## Task to carry out
Take the data below. Output it exactly from its first line through the line containing "did not finish".

== Segment start ==

static int ipc_check(grape_ctx *c)
{
    if (c->broken)
        return fail(c, GRAPE_ERR_COMM, "the context is unusable: an earlier multi-device evaluation failed part-way (see the error it returned)");
    if (c->ipc_ranks > 1 && c->h_flag) {
        __atomic_thread_fence(__ATOMIC_ACQUIRE);
        if (((volatile unsigned long long *)c->h_flag)[1] != 0) {
            c->broken = true;
            return fail(c, GRAPE_ERR_COMM, "a mailbox exchange issued through the device-pointer path gave up (a peer is gone or stuck): "
                                           "its [G, F] were poisoned with NaN; the context is unusable");
        }
    }
    return GRAPE_OK;
}

static int wait_stream(grape_ctx *c, hipStream_t stream)
{
    const double t0 = now_s();
    long nap_ns = 20000;
    for (unsigned it = 0;; ++it) {
        const hipError_t q = hipStreamQuery(stream);
        if (q == hipSuccess) return GRAPE_OK;
        if (q != hipErrorNotReady) HIP_TRY(c, q);
        if ((it & 63) != 63) continue;
        const double el = now_s() - t0;
        if (el < 500e-6) continue;
        if (el > c->timeout_s)
            return fail(c, GRAPE_ERR_TIMEOUT, "evaluation did not finish within " + std::to_string(c->timeout_s) +
                                                  " s (GRAPE_EVAL_TIMEOUT_S): device presumed hung");
        timespec nap{0, nap_ns};
        nanosleep(&nap, nullptr);
        if (nap_ns < 1000000) nap_ns *= 2;
    }
}

static void shard_stage_x(grape_ctx *s, const double *x, int n_x)
{
    const size_t kn = KN(s);
    if (s->x_upload == 2) {
        std::memcpy(s->d_x_bar, x, sizeof(double) * kn * n_x);
        __atomic_thread_fence(__ATOMIC_SEQ_CST);
#if defined(__x86_64__)
        __builtin_ia32_sfence();
#endif
    } else {
        std::memcpy(s->h_stage, x, sizeof(double) * kn * n_x);
    }
}

static int shard_issue(grape_ctx *s, int n_x, double *target, bool signal)
{
    HIP_TRY(s, hipSetDevice(s->device));
    if (int rc = order_behind_device_call(s, s)) return rc;
    const double *d_x = nullptr;
    if (int rc = upload_x(s, n_x, &d_x)) return rc;
    grape::DoneSignal done;
    if (signal) {
        done = host_signal(s, target);
        if (s->mf_publish) done.mflags = s->d_h_flag + 8;
        target = s->d_fg;
    }
    return enqueue_eval(s, d_x, target, s->stream, n_x, done);
}

static int shard_enqueue_host(grape_ctx *s, const double *x, int n_x, double *target, bool signal)
{
    shard_stage_x(s, x, n_x);
    return shard_issue(s, n_x, target, signal);
}

static int shard_issue_group(grape_ctx *s)
{
    int rc = shard_issue(s, s->group ? s->group->group_nx : 1, s->d_fg, false);
    if (rc == GRAPE_OK && s->ev_done && hipEventRecord(s->ev_done, s->stream) != hipSuccess)
        rc = fail(s, GRAPE_ERR_HIP, "hipEventRecord failed");
    return rc;
}

static int shard_launch_arrive(grape_ctx *s)
{
    KernelLogScope log_scope(&s->kernel_log, true);
    grape_ctx *g = s->group;
    grape::ArriveParams ap{};
    ap.rows.n = (int)g->sub.size();
    for (size_t i = 0; i < g->sub.size(); ++i) ap.rows.p[i] = g->sub[i]->d_fg;
    ap.Q = (int)((KN(g) + 1) * (size_t)g->group_nx);
    ap.arrive = g->d_arrive;
    ap.finished = g->d_arrive + ((KN(g) + 1) * (size_t)g->B + 255) / 256;
    ap.out = nullptr;
    ap.done = g->group_done;
    if (grape::launch_shard_arrive(ap, s->stream) != hipSuccess)
        return fail(s, GRAPE_ERR_HIP, "shard_arrive_kernel: launch failed");
    return GRAPE_OK;
}
static int shard_issue_group_arrive(grape_ctx *s)
{
    int rc = shard_issue(s, s->group->group_nx, s->d_fg, false);
    if (rc == GRAPE_OK) rc = shard_launch_arrive(s);
    return rc;
}

void GroupWorker::run()
{
    (void)hipSetDevice(shard->device);
    uint64_t seen = 0;
    double idle_since = now_s();
    for (;;) {
        unsigned spins = 0;
        while (req.load(std::memory_order_acquire) == seen) {
            if (stop.load(std::memory_order_relaxed)) return;
#if defined(__x86_64__)
            __builtin_ia32_pause();
#endif
            if ((++spins & 4095) == 0) {
                if (now_s() - idle_since > 2e-3) {
                    std::unique_lock<std::mutex> lk(mu);
                    asleep.store(true, std::memory_order_seq_cst);
                    cv.wait(lk, [&] { return req.load(std::memory_order_seq_cst) != seen || stop.load(); });
                    asleep.store(false, std::memory_order_seq_cst);
                }
            }
        }
        seen = req.load(std::memory_order_acquire);
        rc = job ? job(shard) : 0;
        done.store(seen, std::memory_order_release);
        idle_since = now_s();
    }
}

== Segment end ==

## Written reply
static int ipc_check(grape_ctx *c)
{
    if (c->broken)
        return fail(c, GRAPE_ERR_COMM, "the context is unusable: an earlier multi-device evaluation failed part-way (see the error it returned)");
    if (c->ipc_ranks > 1 && c->h_flag) {
        __atomic_thread_fence(__ATOMIC_ACQUIRE);
        if (((volatile unsigned long long *)c->h_flag)[1] != 0) {
            c->broken = true;
            return fail(c, GRAPE_ERR_COMM, "a mailbox exchange issued through the device-pointer path gave up (a peer is gone or stuck): "
                                           "its [G, F] were poisoned with NaN; the context is unusable");
        }
    }
    return GRAPE_OK;
}

static int wait_stream(grape_ctx *c, hipStream_t stream)
{
    const double t0 = now_s();
    long nap_ns = 20000;
    for (unsigned it = 0;; ++it) {
        const hipError_t q = hipStreamQuery(stream);
        if (q == hipSuccess) return GRAPE_OK;
        if (q != hipErrorNotReady) HIP_TRY(c, q);
        if ((it & 63) != 63) continue;
        const double el = now_s() - t0;
        if (el < 500e-6) continue;
        if (el > c->timeout_s)
            return fail(c, GRAPE_ERR_TIMEOUT, "evaluation did not finish within " + std::to_string(c->timeout_s) +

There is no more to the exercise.